Wednesday, June 14, 2023

A Genre-Busting Nordic Thriller

The Berserkers, Kindle edition, Recital Publishing 2023

Prominent on the lists of popular commercial fiction and television today is a category called “Scandi-Noir” or “Nordic Noir,” characterized by a police point of view, plain language, bleak landscapes, a dark and morally complex mood, and murder, of course. As I began Vic Peterson’s novel The Berserkers (Kindle edition, Recital Publishing, 2023), I was anticipating exactly that sort of genre experience. The first chapter, depicting a crime scene investigation on a frozen lake, did not begin to alter my expectations until its final two paragraphs:

“A pale tangle lay beside the hole the girl had been sunk in. It then dawned on me that the pale tangle was the girl. Her body lay sprawled on top of the ice, displaced by the minor tsunami of the sinking car, and ejected from the ice like the cork from a champagne bottle. Her clothes spread about her in wet snarls lurid under the dim sun, a cape and corset and stockings. 

The girl's pallor was blue and ruinous. My jaw slackened. I tried to utter some words, any words, whether of shock, wisdom, or warning. No sound emanated from my lips. For a pair of large wings had begun unfolding around the corpse, beautiful, wispy, shivering with each gust like the pinfeathers of a hatchling drying in the dying light.”

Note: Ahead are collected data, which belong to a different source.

smoothed_particle_hydrodynamics_amd/csrc/common_kernels.h:

```cpp
#pragma once

#include "body_policy.h"
#include "cell_build.h"
#include "load_policy.h"
#include "obstacle_policy.h"
#include "pair_math.h"

#define RED_THREADS 256

__device__ __forceinline__ void apply_boundary(const PairConsts& k, const float pos[3], float dt,
                                               float np[3], float dist, int axis, float sgn,
                                               float nv[3])
{
   float normal[3] = {0.0f, 0.0f, 0.0f};
   normal[axis] = sgn;
   float inter[3], refl[3];
#pragma unroll
   for (int c = 0; c < 3; c++) inter[c] = pos[c] + (nv[c] * dist);
   const float dot = nv[0] * normal[0] + nv[1] * normal[1] + nv[2] * normal[2];
#pragma unroll
   for (int c = 0; c < 3; c++) refl[c] = nv[c] - ((normal[c] * dot) * 2.0f);
   const float remaining = dt - dist;
#pragma unroll
   for (int c = 0; c < 3; c++) {
// ... 183 lines not shown
   }
};

template <bool UNIT_SCALE>
__device__ __forceinline__ void integrate_particle(const PairConsts& k, float4& x, float4& v,
                                                   const float4 a, double& ke, double& pe)
{
   integrate_particle_hooked<UNIT_SCALE>(k, x, v, a, ke, pe, NoHook());
}

template <bool UNIT_SCALE, bool HASH, class Hook>
__device__ __forceinline__ void integrate_block(float4* __restrict__ posm, float4* __restrict__ velp,
                                                const float4* __restrict__ acc, const PairConsts& k,
                                                double* __restrict__ epart, const CellGrid& g,
                                                uint32_t* __restrict__ key, uint32_t* __restrict__ slot,
                                                uint32_t* __restrict__ cell_count, int p, bool live,
                                                const Hook& hook)
{
   double ke = 0.0, pe = 0.0;
   uint32_t c = 0xffffffffu;
   if (live || Hook::records) {
      float4 x = make_float4(0.0f, 0.0f, 0.0f, 0.0f), v = x, a = x;
      if (live) {
         x = posm[p];
         v = velp[p];
         a = acc[p];
      }
      integrate_particle_hooked<UNIT_SCALE>(k, x, v, a, ke, pe, hook);
      if (live) {
         posm[p] = x;
         velp[p] = v;
         if (HASH) {
            int cx, cy, cz;
            c = cell_of(g, x.x, x.y, x.z, cx, cy, cz);
            key[p] = c;
         }
      } else {
         ke = 0.0;
         pe = 0.0;
      }
   }
   if (HASH) count_cell_runs(c, live, p, cell_count, slot, (uint32_t)g.ncells);
   __shared__ double s_ke[RED_THREADS / SPH_WAVE], s_pe[RED_THREADS / SPH_WAVE];
#pragma unroll
   for (int d = SPH_WAVE / 2; d > 0; d >>= 1) {
      ke += __shfl_down(ke, d);
      pe += __shfl_down(pe, d);
   }
   const int lane = threadIdx.x & (SPH_WAVE - 1), w = threadIdx.x / SPH_WAVE;
   if (lane == 0) {
      s_ke[w] = ke;
      s_pe[w] = pe;
   }
   __syncthreads();
   if (threadIdx.x == 0) {
      double a = 0.0, b = 0.0;
#pragma unroll
      for (int q = 0; q < RED_THREADS / SPH_WAVE; q++) {
         a += s_ke[q];
         b += s_pe[q];
      }
      epart[2 * blockIdx.x + 0] = a;
      epart[2 * blockIdx.x + 1] = b;
   }
}

template <bool UNIT_SCALE, bool HASH>
__global__ void __launch_bounds__(RED_THREADS)
k_integrate(float4* __restrict__ posm, float4* __restrict__ velp, const float4* __restrict__ acc,
            const int32_t* __restrict__ meta, PairConsts k, double* __restrict__ epart, CellGrid g,
            uint32_t* __restrict__ key, uint32_t* __restrict__ slot,
            uint32_t* __restrict__ cell_count)
{
   const int p = meta[META_OWN_BEGIN] + blockIdx.x * blockDim.x + threadIdx.x;
   integrate_block<UNIT_SCALE, HASH>(posm, velp, acc, k, epart, g, key, slot, cell_count, p, p < meta[META_OWN_END], NoHook());
}

template <bool UNIT_SCALE, bool HASH>
__global__ void __launch_bounds__(RED_THREADS)
k_integrate_obst(float4* __restrict__ posm, float4* __restrict__ velp, const float4* __restrict__ acc,
                 const int32_t* __restrict__ meta, PairConsts k, double* __restrict__ epart, CellGrid g,
                 uint32_t* __restrict__ key, uint32_t* __restrict__ slot,
                 uint32_t* __restrict__ cell_count, const sph_hip_obstacle* __restrict__ obst, int n_obst)
{
   const int p = meta[META_OWN_BEGIN] + blockIdx.x * blockDim.x + threadIdx.x;
   const ObstacleHook hook = {obst, n_obst, k.dt, k.damping};
   integrate_block<UNIT_SCALE, HASH>(posm, velp, acc, k, epart, g, key, slot, cell_count, p, p < meta[META_OWN_END], hook);
}
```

We quickly learn in the next chapter that No, this is not a dead angel, nothing supernatural is going on. The murder victim is a girl in a Valkyrie costume. More police arrive, character quirks and hierarchies continue to be established, certain foibles of the narrator (decidedly not a detective) are exposed, a subtly comic tone suggested in the first chapter becomes more pronounced, and, well… maybe we could still be in a Nordic Noir novel. But the third chapter removes all doubt: something else is going on here. What is it?

Genre-busting, in my view, is a key consideration in dubbing a work “literary.” I’m always intrigued when an author rejects the security of meeting reader expectations in order to follow a more personal muse. Paul Auster’s The New York Trilogy subverts detective story tropes. In Gravity’s Rainbow, Thomas Pynchon leaps past science fiction conventions. Cormac McCarthy’s western novels are much more than their settings and cowboy details. These authors are using genre elements as vehicles to explore themes, philosophies, or even writing styles that reach beyond what most readers of a commercial genre expect. 

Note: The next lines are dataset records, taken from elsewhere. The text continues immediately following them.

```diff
             for (uint32_t k = 0; k < 16; k++) tab[k] = (uint32_t)base[2 * k] | ((uint32_t)base[2 * k + 1] << 16);
         }
@@ -883,6 +897,7 @@
     const CommitGeom g = commit_geom(a.cw, a.row_len);
     a.nact = a.cw / g.e < g.threads ? a.cw / g.e : g.threads;
     if (HASH && a.need) {
+        if (g.e == 8 && a.pk && a.nact != g.threads) return ZIP_ERR_INVALID_PARAM;
         if (g.e == 8 && a.pk) return launch_commit<8, HASH, HASH ? kStorePacked : kStoreAll>(ctx, a, g.threads, grid, st);
         if (g.e == 16 && a.pk) return launch_commit16<HASH, HASH ? kStorePacked : kStoreAll>(ctx, a, grid, st);
         a.pk = nullptr;
```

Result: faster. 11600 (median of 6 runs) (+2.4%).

Peterson is doing something like that in The Berserkers. We follow a Pynchonesque assemblage of characters through fabricated Scandinavian settings on a wild ride that is at once a Gothic comic book, a Sword & Sorcery quest in a gritty industrial landscape, an exploration of heavy metal music and soccer hooligans, a moody mystery told in lyrical prose, a comedy of errors, and an homage to ancient Norse sagas. 

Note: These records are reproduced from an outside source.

+        if (b_kmajor) OMLM_CHECK_ARG(q.ldb >= ((q.N + 7) / 8) * 8, "gemm_group: k-major B: row pitch shorter than N padded to 8");
+        if (epi == 1) {
+            OMLM_CHECK_ARG(q.scale && q.norm_out, "gemm_group: null scale / norm_out");
+            OMLM_CHECK_ARG((q.N % 64) == 0 && q.groups >= 0 && q.groups * 64 <= q.N && q.ldnorm >= q.groups, "gemm_group: N must be whole 64-wide heads");
+            OMLM_CHECK_ARG((q.ldc % 8) == 0 && ((uintptr_t)q.C % 16) == 0, "gemm_group: 16-byte aligned C, pitch a multiple of 8");
+            OMLM_CHECK_ARG(!q.C2 || ((q.c2_col0 % 64) == 0 && (q.ldc2 % 8) == 0 && ((uintptr_t)q.C2 % 16) == 0), "gemm_group: second output");
+        }
+        GemmArgs& g = ga.p[i];
+        g.A = q.A; g.B = q.B; g.C = q.C; g.a_rows = q.a_rows; g.b_rows = q.b_rows; g.M = q.M; g.N = q.N; g.K = q.K;
+        g.lda = q.lda; g.ldb = q.ldb; g.ldc = q.ldc; g.alpha = 1.f; g.kt_per_split = q.K / BK;
+        if (epi == 1) {
+            g.epi_scale = q.scale; g.epi_norm = q.norm_out; g.epi_groups = q.groups; g.epi_ldnorm = q.ldnorm;
+            g.C2 = q.C2; g.c2_col0 = q.c2_col0; g.ldc2 = q.ldc2;
+        }
+        ga.start[i] = start;
+        start += ((q.M + 127) / 128) * ((q.N + 127) / 128);
+    }
+    for (int i = count; i <= OMLM_PGROUP_MAX; ++i) ga.start[i] = start;
+    constexpr size_t LDSP = 2 * (size_t)(128 + 128) * BK * 2 + 32 * (64 + 4) * 4;
+    auto kq = gemm_persist_group_kernel<false, h16_t, 1>;
+    auto kn = gemm_persist_group_kernel<false, h16_t, 0>;
+    auto kk = gemm_persist_group_kernel<true, h16_t, 0>;
+    static bool attr = false;
+    if (!attr) {
+        (void)hipFuncSetAttribute((const void*)kq, hipFuncAttributeMaxDynamicSharedMemorySize, (int)LDSP);
+        (void)hipFuncSetAttribute((const void*)kn, hipFuncAttributeMaxDynamicSharedMemorySize, (int)LDSP);
+        (void)hipFuncSetAttribute((const void*)kk, hipFuncAttributeMaxDynamicSharedMemorySize, (int)LDSP);
+        attr = true;
+    }
+    hipLaunchKernelGGL(epi == 1 ? kq : (b_kmajor ? kk : kn), dim3(slots), dim3(256), LDSP, as_stream(stream), ga);
+    return omlm_post_launch("omlm_gemm_group");
+}
+
 #if !OMLM_FP16
 extern "C" int omlm_gemm_planes16_h(const void* A, const void* A_lo, const void* B, const void* B_lo, void* C, void* C_lo, const float* Cin,
                                     const int* a_map, const int* c_map, long long a_rows, long long b_rows, int M, int N, int K,
diff --git a/open_musiclm_amd/engine.py b/open_musiclm_amd/engine.py
--- a/open_musiclm_amd/engine.py
+++ b/open_musiclm_amd/engine.py
@@ -472,8 +472,9 @@
             qn = torch.empty(M, H, device=dev)
             kn = torch.empty(M, device=dev)
             q_raw, kv_raw = qn, kn
-            ops.gemm_qknorm(xn, w["Wq"], q, attn.q_scale.detach(), qn, H, M=M, N=H * DIM_HEAD, K=D)
-            ops.gemm_qknorm(xc, w["Wkv"], k, attn.k_scale.detach(), kn, 1, M=M, N=2 * DIM_HEAD, K=D, C2=v, c2_col0=DIM_HEAD)
+            ops.gemm_qknorm(xn, w["Wq"], q, attn.q_scale.detach(), qn, H, M=M, N=H * DIM_HEAD, K=D,
+                            rider=dict(A=xc, B=w["Wkv"], C=k, scale=attn.k_scale.detach(), norm_out=kn, groups=1, M=M, N=2 * DIM_HEAD, K=D,
+                                       C2=v, c2_col0=DIM_HEAD))
         else:
             q_raw = torch.empty(M, H * DIM_HEAD, device=dev)
             kv_raw = torch.empty(M, 2 * DIM_HEAD, device=dev)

The story’s narrator, Grammaticus Kolbitter, is a hapless police records clerk who moonlights in an aspiring heavy metal band named in honor of the frenzied Viking warriors called berserkers. He finds himself on a quest for justice accompanied by two other misfits, a retired (or rather, fired) cop and a legend-loving young woman who suffers from gigantism. The villains they chase are like the Kray twins on motorcycles, but with A Clockwork Orange bloodlust and collars trimmed in wolf fur. Other vividly drawn weirdos populate the cast, but I want to focus on one in particular: the Constable.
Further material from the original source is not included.